**Provided information:**
int conv_wgrad_mm(int n, const lsn_conv_level *lv, float *gw, float *gb, int C, int Co, int kh, int kw, int stride, int pad,
                  int dil, int accumulate, hipStream_t st)
{
    const bool k33 = kh == 3 && kw == 3 && stride == 1 && dil == 1, k11 = kh == 1 && kw == 1;
    if (n < 1 || n > CV_MAXLV || !(k33 || k11) || C % 4 != 0) return 1;
    WgArgs a = {};
    int seg = 0;
    for (int i = 0; i < n; ++i) {
        WgLvl &L = a.lv[i];
        const int B = lv[i].B, H = lv[i].H, W = lv[i].W;
        if (!lv[i].x || !lv[i].grad_out || B <= 0 || H <= 0 || W <= 0) return 1;
        const int Ho = conv_out_size(H, kh, stride, pad, dil), Wo = conv_out_size(W, kw, stride, pad, dil);
        if (Ho <= 0 || Wo <= 0) return 1;
        if ((int64_t)B * H * W * C * 4 >= ((int64_t)1 << 31) || (int64_t)B * Ho * Wo * Co * 4 >= ((int64_t)1 << 31)) return 1;
        L.x = lv[i].x, L.go = lv[i].grad_out, L.B = B, L.H = H, L.W = W, L.Ho = Ho, L.Wo = Wo;
        L.nsx = cdiv(Wo, 16);
        L.seg0 = seg;
        seg += B * Ho * L.nsx;
    }
    a.nlv = n, a.nseg = seg;
    a.C = C, a.Co = Co, a.kh = kh, a.kw = kw, a.stride = stride, a.pad = pad, a.dil = dil;
    a.cstep = kw == 1 ? stride : 1;
    a.PW = kw == 1 ? 16 : 15 * stride + (kw - 1) * dil + 1;
    if (kh * a.PW > 99) return 1;
    if (kh * kw == 9 && Co <= 32 && conv_np() == 1) return 1;
    double px = 0, in_el = 0;
    for (int i = 0; i < n; ++i) px += (double)a.lv[i].B * a.lv[i].Ho * a.lv[i].Wo, in_el += (double)a.lv[i].B * a.lv[i].H * a.lv[i].W * C;
    ProfSpan prof(PROF_CONV_WGRAD, 2.0 * px * Co * C * kh * kw, 4.0 * (in_el + px * Co + (double)Co * kh * kw * C), st);
    if (kh * kw == 1) {
        if (C <= 64)
            return Co <= 64 ? launch_wgrad_cfg<1, 1, 1, 2, 2, 16, false>(a, gw, gb, accumulate, st)
                            : launch_wgrad_cfg<1, 2, 1, 2, 2, 16, false>(a, gw, gb, accumulate, st);
        return Co <= 64 ? launch_wgrad_cfg<2, 1, 1, 2, 2, 16, false>(a, gw, gb, accumulate, st)
                        : launch_wgrad_cfg<2, 2, 1, 2, 2, 16, false>(a, gw, gb, accumulate, st);
    }
    if (Co <= 32) return launch_wgrad_cfg<1, 1, 9, 4, 1, 54, true>(a, gw, gb, accumulate, st);
    return launch_wgrad_cfg<1, 1, 9, 2, 2, 54, false>(a, gw, gb, accumulate, st);
}

static WfragJob *g_jobs_dev = nullptr;
static size_t g_jobs_cap = 0;
static std::vector<WfragJob> g_jobs_host;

**What you need to do:** Every one of the records is to be copied word for word.

**Final answer:**
int conv_wgrad_mm(int n, const lsn_conv_level *lv, float *gw, float *gb, int C, int Co, int kh, int kw, int stride, int pad,
                  int dil, int accumulate, hipStream_t st)
{
    const bool k33 = kh == 3 && kw == 3 && stride == 1 && dil == 1, k11 = kh == 1 && kw == 1;
    if (n < 1 || n > CV_MAXLV || !(k33 || k11) || C % 4 != 0) return 1;
    WgArgs a = {};
    int seg = 0;
    for (int i = 0; i < n; ++i) {
        WgLvl &L = a.lv[i];
        const int B = lv[i].B, H = lv[i].H, W = lv[i].W;
        if (!lv[i].x || !lv[i].grad_out || B <= 0 || H <= 0 || W <= 0) return 1;
        const int Ho = conv_out_size(H, kh, stride, pad, dil), Wo = conv_out_size(W, kw, stride, pad, dil);
        if (Ho <= 0 || Wo <= 0) return 1;
        if ((int64_t)B * H * W * C * 4 >= ((int64_t)1 << 31) || (int64_t)B * Ho * Wo * Co * 4 >= ((int64_t)1 << 31)) return 1;
        L.x = lv[i].x, L.go = lv[i].grad_out, L.B = B, L.H = H, L.W = W, L.Ho = Ho, L.Wo = Wo;
        L.nsx = cdiv(Wo, 16);
        L.seg0 = seg;
        seg += B * Ho * L.nsx;
    }
    a.nlv = n, a.nseg = seg;
    a.C = C, a.Co = Co, a.kh = kh, a.kw = kw, a.stride = stride, a.pad = pad, a.dil = dil;
    a.cstep = kw == 1 ? stride : 1;
    a.PW = kw == 1 ? 16 : 15 * stride + (kw - 1) * dil + 1;
    if (kh * a.PW > 99) return 1;
    if (kh * kw == 9 && Co <= 32 && conv_np() == 1) return 1;
    double px = 0, in_el = 0;
    for (int i = 0; i < n; ++i) px += (double)a.lv[i].B * a.lv[i].Ho * a.lv[i].Wo, in_el += (double)a.lv[i].B * a.lv[i].H * a.lv[i].W * C;
    ProfSpan prof(PROF_CONV_WGRAD, 2.0 * px * Co * C * kh * kw, 4.0 * (in_el + px * Co + (double)Co * kh * kw * C), st);
    if (kh * kw == 1) {
        if (C <= 64)
            return Co <= 64 ? launch_wgrad_cfg<1, 1, 1, 2, 2, 16, false>(a, gw, gb, accumulate, st)
                            : launch_wgrad_cfg<1, 2, 1, 2, 2, 16, false>(a, gw, gb, accumulate, st);
        return Co <= 64 ? launch_wgrad_cfg<2, 1, 1, 2, 2, 16, false>(a, gw, gb, accumulate, st)
                        : launch_wgrad_cfg<2, 2, 1, 2, 2, 16, false>(a, gw, gb, accumulate, st);
    }
    if (Co <= 32) return launch_wgrad_cfg<1, 1, 9, 4, 1, 54, true>(a, gw, gb, accumulate, st);
    return launch_wgrad_cfg<1, 1, 9, 2, 2, 54, false>(a, gw, gb, accumulate, st);
}

static WfragJob *g_jobs_dev = nullptr;
static size_t g_jobs_cap = 0;
static std::vector<WfragJob> g_jobs_host;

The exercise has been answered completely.